Spotify aggiunge il bollino "verificato" ai podcast per combattere quelli generati dall'IA
Spotify ha deciso di prendere la situazione di petto, introducendo il bollino "verificato" anche a podcast per combattere i contenuti generati con l'IA.

Spotify contro l’invasione dei contenuti generati dall’Intelligenza Artificiale. Per tutelare gli utenti e difendere i creatori in carne e ossa, il colosso svedese dello streaming ha introdotto ufficialmente il bollino “verificato” anche per i podcast, mossa resa necessaria dai numeri registrati negli ultimi tempi. Audio sintetici e cloni vocali stanno letteralmente invadendo la piattaforma, che ha deciso di correre ai ripari.
L’invasione dell’IA su Spotify
La diffusione globale degli strumenti di IA generativa ha abbattuto i costi di produzione, ma c’è un rovescio della medaglia che è sotto gli occhi di tutti: ha incentivato la proliferazione selvaggia di show sintetici di bassa qualità, definiti in gergo AI slop (letteralmente, “spazzatura da IA”).
Secondo i dati del Podcast Index, nei primi giorni di maggio 2026 i canali generati interamente da Intelligenze Artificiali hanno rappresentato ben il 35,4% delle nuove attivazioni totali, con picchi che hanno sfiorato il 39%. Parliamo di una produzione che avviene ormai su scala industriale: basti pensare che un’unica organizzazione, sfruttando l’automazione algoritmica, è stata in grado di pubblicare la bellezza di circa 10.000 show differenti.
È un rischio reale per una piattaforma come Spotify: questo trend mette sempre più a repentaglio la fiducia degli utenti, perché diventa sempre più difficile capire se la voce che stanno ascoltando appartenga a un essere umano oppure a un software.
Come funziona il badge “Verified by Spotify”?

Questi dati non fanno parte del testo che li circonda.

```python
_fp = _vp
# ... 87 lines not shown
    'vlmo_argmax_reduce': [_vp, _i32, _vp, _i32, _vp],
    'vlmo_dvae_embed': [_vp, _vp, _vp, _vp, _i32, _i32, _i32, _vp],
    'vlmo_upsample2_nhwc': [_vp, _vp, _i32, _i32, _i32, _i32, _vp],
    'vlmo_dvae_out_head': [_vp, _vp, _vp, _vp, _i32, _i32, _i32, _i32, _i32, _vp],
    'vlmo_conv4s2_nhwc': [_i32, _vp, _i32, _i32, _i32, _i32, _vp, _i32, _vp, ctypes.POINTER(Epilogue), _vp],
    'vlmo_convt4s2_nhwc': [_i32, _vp, _i32, _i32, _i32, _i32, _vp, _i32, _vp, ctypes.POINTER(Epilogue), _vp],
    'vlmo_dvae_patch4s2': [_vp, _vp, _i32, _i32, _i32, _i32, _i32, _vp],
    'vlmo_dvae_out_head_linear': [_vp, _vp, _vp, _vp, _i32, _i32, _i32, _i32, _i32, _vp],
    'vlmo_ce_reduce': [_vp, _i32, _vp, _i32, _vp, _vp, _vp, _i32, _vp],
    'vlmo_stack_fwd': [ctypes.POINTER(StackDesc), _vp],
    'vlmo_stack_bwd': [ctypes.POINTER(StackDesc), _vp],
    'vlmo_gemm_tn_multi': [_i32, ctypes.POINTER(TnProblem), _i32, _vp],
    'vlmo_gemm_tn_multi_plan': [ctypes.POINTER(TnProblem), _i32, ctypes.POINTER(_i32), ctypes.POINTER(_i32),
                                ctypes.POINTER(TnProblemPlan), ctypes.POINTER(_i32), ctypes.POINTER(ctypes.c_uint16)],
    'vlmo_colwork_multi': [_i32, ctypes.POINTER(ColJob), _i32, _vp],
    'vlmo_event_create': [ctypes.POINTER(ctypes.c_void_p)],
    'vlmo_event_destroy': [_vp],
    'vlmo_stream_wait_event': [_vp, _vp],
    'vlmo_profile_start': [_i32],
    'vlmo_gemm_nt_grouped': [_i32, _i32, _i32, _i32, _vp, _i32, _vp, _i32, _vp, _i32, _i32, _vp, _vp],
    'vlmo_mt_grad_norm': [ctypes.c_void_p, _f32, _f32, _vp, _vp, _vp],
    'vlmo_mt_adam': [ctypes.c_void_p, ctypes.c_void_p, _vp, _vp],
    'vlmo_mt_ema': [ctypes.c_void_p, _f32, _vp],
    'vlmo_mt_adam_ema': [ctypes.c_void_p, ctypes.c_void_p, _vp, _vp, _f32, _vp],
    'vlmo_side_stream_create': [_i32, ctypes.POINTER(ctypes.c_uint32), _i32, ctypes.POINTER(ctypes.c_void_p)],
    'vlmo_profile_stop': [_i32, ctypes.POINTER(ctypes.c_double), ctypes.POINTER(ctypes.c_double),
                          ctypes.POINTER(ctypes.c_int64)],
    'vlmo_gemm_nt_2src': [_i32, _i32, _i32, _vp, _i32, _i32, _f32, _vp, _i32, _vp, _i32, _i32, _i32, _i32,
                          ctypes.POINTER(Epilogue), _vp],
    'vlmo_comm_available': [],
# ... 8 lines not shown
    'vlmo_grad_unpack': [_vp, _vp, _i64, _vp],
    'vlmo_ln_gelu_fwd': [_vp, _i32, _vp, _vp, _vp, _i32, _vp, _vp, _i32, _i32, _f32, _vp],
    'vlmo_ln_gelu_bwd': [_vp, _i32, _vp, _i32, _vp, _vp, _vp, _vp, _vp, _i32, _vp, _i32, _vp, _vp, _vp, _i32, _i32, _vp,
                         _i64, _vp],
    'vlmo_vqa_bce': [_vp, _i32, _vp, _i32, _i32, _i32, _vp, _vp, _vp, _vp, _f32, _vp, _i32, _vp, _i32, _vp],
    'vlmo_isda_update': [_vp, _i32, _vp, _vp, _vp, _vp, _vp, _i32, _i32, _i32, _i32, _vp, _vp, _vp, _vp, _vp],
    'vlmo_isda_aug_fwd': [_vp, _i32, _vp, _vp, _i32, _i32, _i32, _i32, _f32, _vp, _i32, _vp, _i64, _vp],
    'vlmo_isda_aug_bwd': [_vp, _i32, _vp, _i32, _vp, _vp, _i32, _i32, _i32, _i32, _f32, _vp, _i32, _vp, _i64, _vp],
    'vlmo_sim_topk': [_vp, _i32, _vp, _i32, _i32, _i32, _i32, _i32, _f32, _i32, _vp, ctypes.c_size_t, _vp, _vp, _vp],
    'vlmo_crop_resample': [_vp, _i64, _vp, _vp, _i32, _vp, _vp, _i32, ctypes.POINTER(_f32), ctypes.POINTER(_f32), _f32, _vp,
                           _i64, _vp],
    'vlmo_randaug': [_vp, _vp, _vp, _i64, _vp, _vp, _i32, _vp, _vp, _i32, _i32, _vp, _i64, _vp],
}

_lib = None
ABI_VERSION = 16

def lib():
    global _lib
    if _lib is None:
        if not os.path.exists(LIB_PATH):
            raise RuntimeError(
                f'{LIB_PATH} not found: build the HIP extension first '
                '(python -c "import __graft_entry__ as g; g.build()" or '
                'make -C exploremultimodal_amd/csrc). There is no CPU fallback.')
        L = ctypes.CDLL(LIB_PATH)
        L.vlmo_last_error.restype = ctypes.c_char_p
        L.vlmo_abi_version.restype = ctypes.c_int
        if L.vlmo_abi_version() != ABI_VERSION:
            raise RuntimeError(f'{LIB_PATH} has ABI version {L.vlmo_abi_version()}, this package needs {ABI_VERSION}: '
                               'rebuild it (make -C exploremultimodal_amd/csrc)')
# ... 319 lines not shown
                                  _stream())
    _check(rc, 'vlmo_convt4s2_nhwc')


def dvae_patch4s2(x, out, Kpad):
    B, C, H, W = x.shape
    _check(lib().vlmo_dvae_patch4s2(_p(x), _p(out), B, C, H, W, Kpad, _stream()), 'vlmo_dvae_patch4s2')


def dvae_out_head_linear(x, w, bias, out, B, H, W):
    Cout, C = w.shape
    _check(lib().vlmo_dvae_out_head_linear(_p(x), _p(w), _p(bias), _p(out), B, H, W, C, Cout, _stream()),
           'vlmo_dvae_out_head_linear')


def gemm_tn_multi(problems, dtype=BF16):
    n = len(problems)
    arr = (TnProblem * n)()
    for i, (A, B, C, M, N1, N2, acc, *alpha) in enumerate(problems):
        arr[i] = TnProblem(_p(A), _p(B), _p(C), A.stride(0), B.stride(0), C.stride(0), M, N1, N2,
                           float(alpha[0]) if alpha else 1.0, int(acc))
    _check(lib().vlmo_gemm_tn_multi(dtype, arr, n, _stream()), 'vlmo_gemm_tn_multi')


TN_ORDER, TN_NOP = 1024, 0xFFFF


def gemm_tn_multi_plan(shapes):
    n = len(shapes)
    arr = (TnProblem * n)()
    for i, (M, N1, N2, acc) in enumerate(shapes):
        arr[i] = TnProblem(None, None, None, N1, N2, N2, M, N1, N2, 1.0, int(acc))
    nl, q0 = _i32(0), (_i32 * (n + 1))()
    pp, grid, order = (TnProblemPlan * n)(), (_i32 * n)(), (ctypes.c_uint16 * (n * TN_ORDER))()
    _check(lib().vlmo_gemm_tn_multi_plan(arr, n, ctypes.byref(nl), q0, pp, grid, order), 'vlmo_gemm_tn_multi_plan')
    return [dict(q0=q0[k], nq=q0[k + 1] - q0[k],
                 problems=[(p.tiles, p.splits, p.kt_per_split, p.mode, p.zero_first) for p in pp[q0[k]:q0[k + 1]]],
                 grid=grid[k], order=list(order[k * TN_ORDER:k * TN_ORDER + grid[k]]))
            for k in range(nl.value)]


def colwork_multi(jobs, dtype=BF16):
    n = len(jobs)
    arr = (ColJob * n)()
    for i, (kind, src, rows, ncols, outs, n0) in enumerate(jobs):
        o = (ctypes.c_void_p * 4)(*[_p(t) for t in (list(outs) + [None] * 4)[:4]])
        arr[i] = ColJob(kind, src.stride(0), _p(src), rows, ncols, o, n0, 0)
    _check(lib().vlmo_colwork_multi(dtype, arr, n, _stream()), 'vlmo_colwork_multi')


def event_create():
    out = ctypes.c_void_p()
    _check(lib().vlmo_event_create(ctypes.byref(out)), 'vlmo_event_create')
    return out.value


def stream_wait_event(stream, ev):
    raw = stream.cuda_stream if hasattr(stream, 'cuda_stream') else stream
    _check(lib().vlmo_stream_wait_event(raw, ev), 'vlmo_stream_wait_event')


COMM_ID_BYTES = 128

# ... 279 lines not shown
```

include/vlmo_hip.h:

```cpp
#ifndef VLMO_HIP_H
#define VLMO_HIP_H

#include <stddef.h>
#include <stdint.h>

#ifdef __cplusplus
extern "C" {
#endif

#ifndef __HIP_PLATFORM_AMD__
typedef struct ihipStream_t* hipStream_t;
#endif

enum { VLMO_BF16 = 0, VLMO_F16 = 1, VLMO_F32 = 2 };

enum {
    VLMO_EPI_BIAS = 0,
    VLMO_EPI_BIAS_GELU = 1,
    VLMO_EPI_RESID = 2,
    VLMO_EPI_DGELU = 3,
    VLMO_EPI_F32 = 4,
    VLMO_EPI_DUAL = 5,
    VLMO_EPI_ARGMAX = 6,
    VLMO_EPI_CE = 7,
// ... 7 lines not shown
    const float* gamma;
    const float* resid;
    const float* row_scale;
    const int32_t* row_index;
    const void* aux;
    int32_t ldo, ld2;
    int32_t relu;
    uint32_t drop_thresh;
    float inv_keep;
    float beta;
    uint64_t seed;
    float* colpart;
} VlmoEpilogue;

const char* vlmo_last_error(void);
#define VLMO_ABI_VERSION 16
int vlmo_abi_version(void);

int vlmo_gemm_nt(int epi, int dtype, int tile, const void* A, int lda, const void* B, int ldb,
                 int M, int N, int K, const VlmoEpilogue* e, hipStream_t stream);
int vlmo_gemm_nt_2src(int epi, int dtype, int tile, const void* A, int lda, int k1, float seg_scale, const void* A2,
                      int lda2, const void* B, int ldb, int M, int N, int K, const VlmoEpilogue* e,
                      hipStream_t stream);
int vlmo_gemm_nt_grouped(int epi, int dtype, int tile, int ngroups, const void* const* A, int lda,
                         const void* const* B, int ldb, const int32_t* M, int N, int K,
                         const VlmoEpilogue* e, hipStream_t stream);
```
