@@ -152,20 +142,16 @@
     }
   };
 
-  auto produce = [&](const bool extra, const int e, const int vbuf, const int affo) {
-    const int pa = opaque(pA), pb = opaque(pB), vbt = opaque(vbits);
-    const char* const rp = smem + RAW_OFF + (extra ? 14 * RROW_BYTES : 0);
-    const int a0 = (pa & 0xffff) ^ (e << 5), a4 = (pb & 0xffff) ^ (e << 5), a5 = (int)((unsigned)pb >> 16) ^ (e << 5);
-    const int vrel = (int)((unsigned)pa >> 16);
-    char* const vb = smem + V_OFF + vbuf * V_BYTES + (extra ? (vrel ^ 16) + 14 * 4 * 32 : vrel);
+  auto produce = [&](const int e, const int vbuf, const int affo) {
+    const int pa = opaque(pA), vbt = opaque(vbits);
+    const char* const rp = smem + RAW_OFF + ((pa & 0xffff) ^ (e << 5));
+    char* const vb = smem + V_OFF + vbuf * V_BYTES + (int)((unsigned)pa >> 16);
     unsigned w_[6];
 #pragma unroll
-    for (int j = 0; j < 4; ++j) w_[j] = *reinterpret_cast<const unsigned*>(rp + a0 + j * 64);
-    w_[4] = *reinterpret_cast<const unsigned*>(rp + a4);
-    w_[5] = *reinterpret_cast<const unsigned*>(rp + a5);
+    for (int j = 0; j < 6; ++j) w_[j] = *reinterpret_cast<const unsigned*>(rp + j * 64);
     f32x4 af = {0.f, 0.f, 0.f, 0.f};
     if constexpr (ACT) af = *reinterpret_cast<const f32x4*>(smem + opaque(affa) + affo);
-    const unsigned mrow = (unsigned)((int)((unsigned)vbt << (extra ? 28 : 30)) >> 31);
+    const unsigned mrow = (unsigned)((int)((unsigned)vbt << 30) >> 31);
     const unsigned m0 = mrow & (unsigned)((int)((unsigned)vbt << 31) >> 31), m5 = mrow & (unsigned)((int)((unsigned)vbt << 29) >> 31);
 #pragma unroll
     for (int j = 0; j < 6; ++j) {
@@ -179,20 +165,29 @@
         r = pack_f16(__builtin_amdgcn_fmed3f(x0, -RAW_MAX, RAW_MAX), __builtin_amdgcn_fmed3f(x1, -RAW_MAX, RAW_MAX));
       w_[j] = r & (j == 0 ? m0 : j == 5 ? m5 : mrow);
     }
+    const unsigned l4 = (unsigned)__builtin_amdgcn_update_dpp(0, (int)w_[4], 0x111, 0xf, 0xf, true);
+    const unsigned l5 = (unsigned)__builtin_amdgcn_update_dpp(0, (int)w_[5], 0x111, 0xf, 0xf, true);
+    const unsigned r0 = (unsigned)__builtin_amdgcn_update_dpp(0, (int)w_[0], 0x101, 0xf, 0xf, true);
+    const unsigned r1 = (unsigned)__builtin_amdgcn_update_dpp(0, (int)w_[1], 0x101, 0xf, 0xf, true);
+    const bool mid = (vbt & 16) != 0;
     const f16x2 c4 = {(f16)4.f, (f16)4.f}, cm4 = {(f16)-4.f, (f16)-4.f}, cm5 = {(f16)-5.f, (f16)-5.f}, c2 = {(f16)2.f, (f16)2.f},
                 cm2 = {(f16)-2.f, (f16)-2.f};
-    const f16x2 z0 = h2(w_[0]), z1 = h2(w_[1]), z2 = h2(w_[2]), z3 = h2(w_[3]), z4 = h2(w_[4]), z5 = h2(w_[5]);
-    const f16x2 t1 = __builtin_elementwise_fma(z2, cm4, z4);
-    const f16x2 t2 = __builtin_elementwise_fma(z1, cm4, z3);
-    const f16x2 t3 = z4 - z2, t4 = z3 - z1;
-    *reinterpret_cast<unsigned*>(vb + 0 * VXI) = u2(__builtin_elementwise_fma(z0, c4, __builtin_elementwise_fma(z2, cm5, z4)));
-    *reinterpret_cast<unsigned*>(vb + 1 * VXI) = u2(t1 + t2);
-    *reinterpret_cast<unsigned*>(vb + 2 * VXI) = u2(t1 - t2);
-    *reinterpret_cast<unsigned*>(vb + 4 * VXI) = u2(__builtin_elementwise_fma(t4, c2, t3));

Mentre Amazon lancia gli Alexa Podcasts, consentendo di fatto agli utenti di generare contenuti a proprio piacere con l’IA, Spotify ha deciso di seguire la rotta inversa. Così, per fare ordine nel suo immenso catalogo di oltre 7 milioni di titoli, ha esteso ai podcast lo stesso badge verde chiaro con la spunta già introdotto ad aprile 2026 per i profili dei musicisti.
Il bollino “Verified by Spotify” apparirà sia sulla pagina dello show sia direttamente nei risultati di ricerca. Ma attenzione: non si tratta di un badge che può richiedere chiunque o che si può acquistare semplicemente pagando un abbonamento. Per ottenerlo, lo show deve superare una rigida selezione algoritmica basata su tre pilastri fondamentali, a cominciare dall’attività di ascolto. In sostanza, Spotify analizza il comportamento del pubblico sul lungo periodo, escludendo canali che registrano improvvisi picchi di ascolti anomali generati artificialmente.
Oltre alla questione ascolti, la piattaforma guarda ad altri aspetti: il podcast deve avere una cronologia pulita e rispettare rigorosamente le linee guida della community e deve avere, inoltre, un pubblico reale. Al bando i bot, grazie a severi filtri può stanare e bloccare i flussi di ascolto gonfiati artificialmente.
“Le nostre politiche hanno sempre vietato l’usurpazione d’identità non autorizzata. Oggi ribadiamo questa politica nel contesto dell’Intelligenza Artificiale: Spotify rimuoverà podcast e contenuti che impersonano l’immagine di un altro creator o conduttore senza autorizzazione, sia che si tratti di clonazione vocale tramite IA o di qualsiasi altro metodo”, si legge sul sito di Spotify. E ancora: “Oltre ai nostri canali di segnalazione esistenti per l’uso non autorizzato della voce o dell’identità di un creator, questo rappresenta un passo avanti in un impegno più ampio volto a garantire che i creatori mantengano il controllo e che i fan possano interagire con contenuti che sanno essere autentici e affidabili. Continueremo a rafforzare queste misure di sicurezza nel tempo”.
La politica di Spotify non punta a censurare l’Intelligenza Artificiale a priori, anzi intende incentivarne l’utilizzo come supporto creativo trasparente. Il vero bersaglio sono i furti d’identità e i deepfake vocali: i cloni non autorizzati che sfruttano la familiarità e l’intimità del pubblico con le voci più note del web avranno vita breve.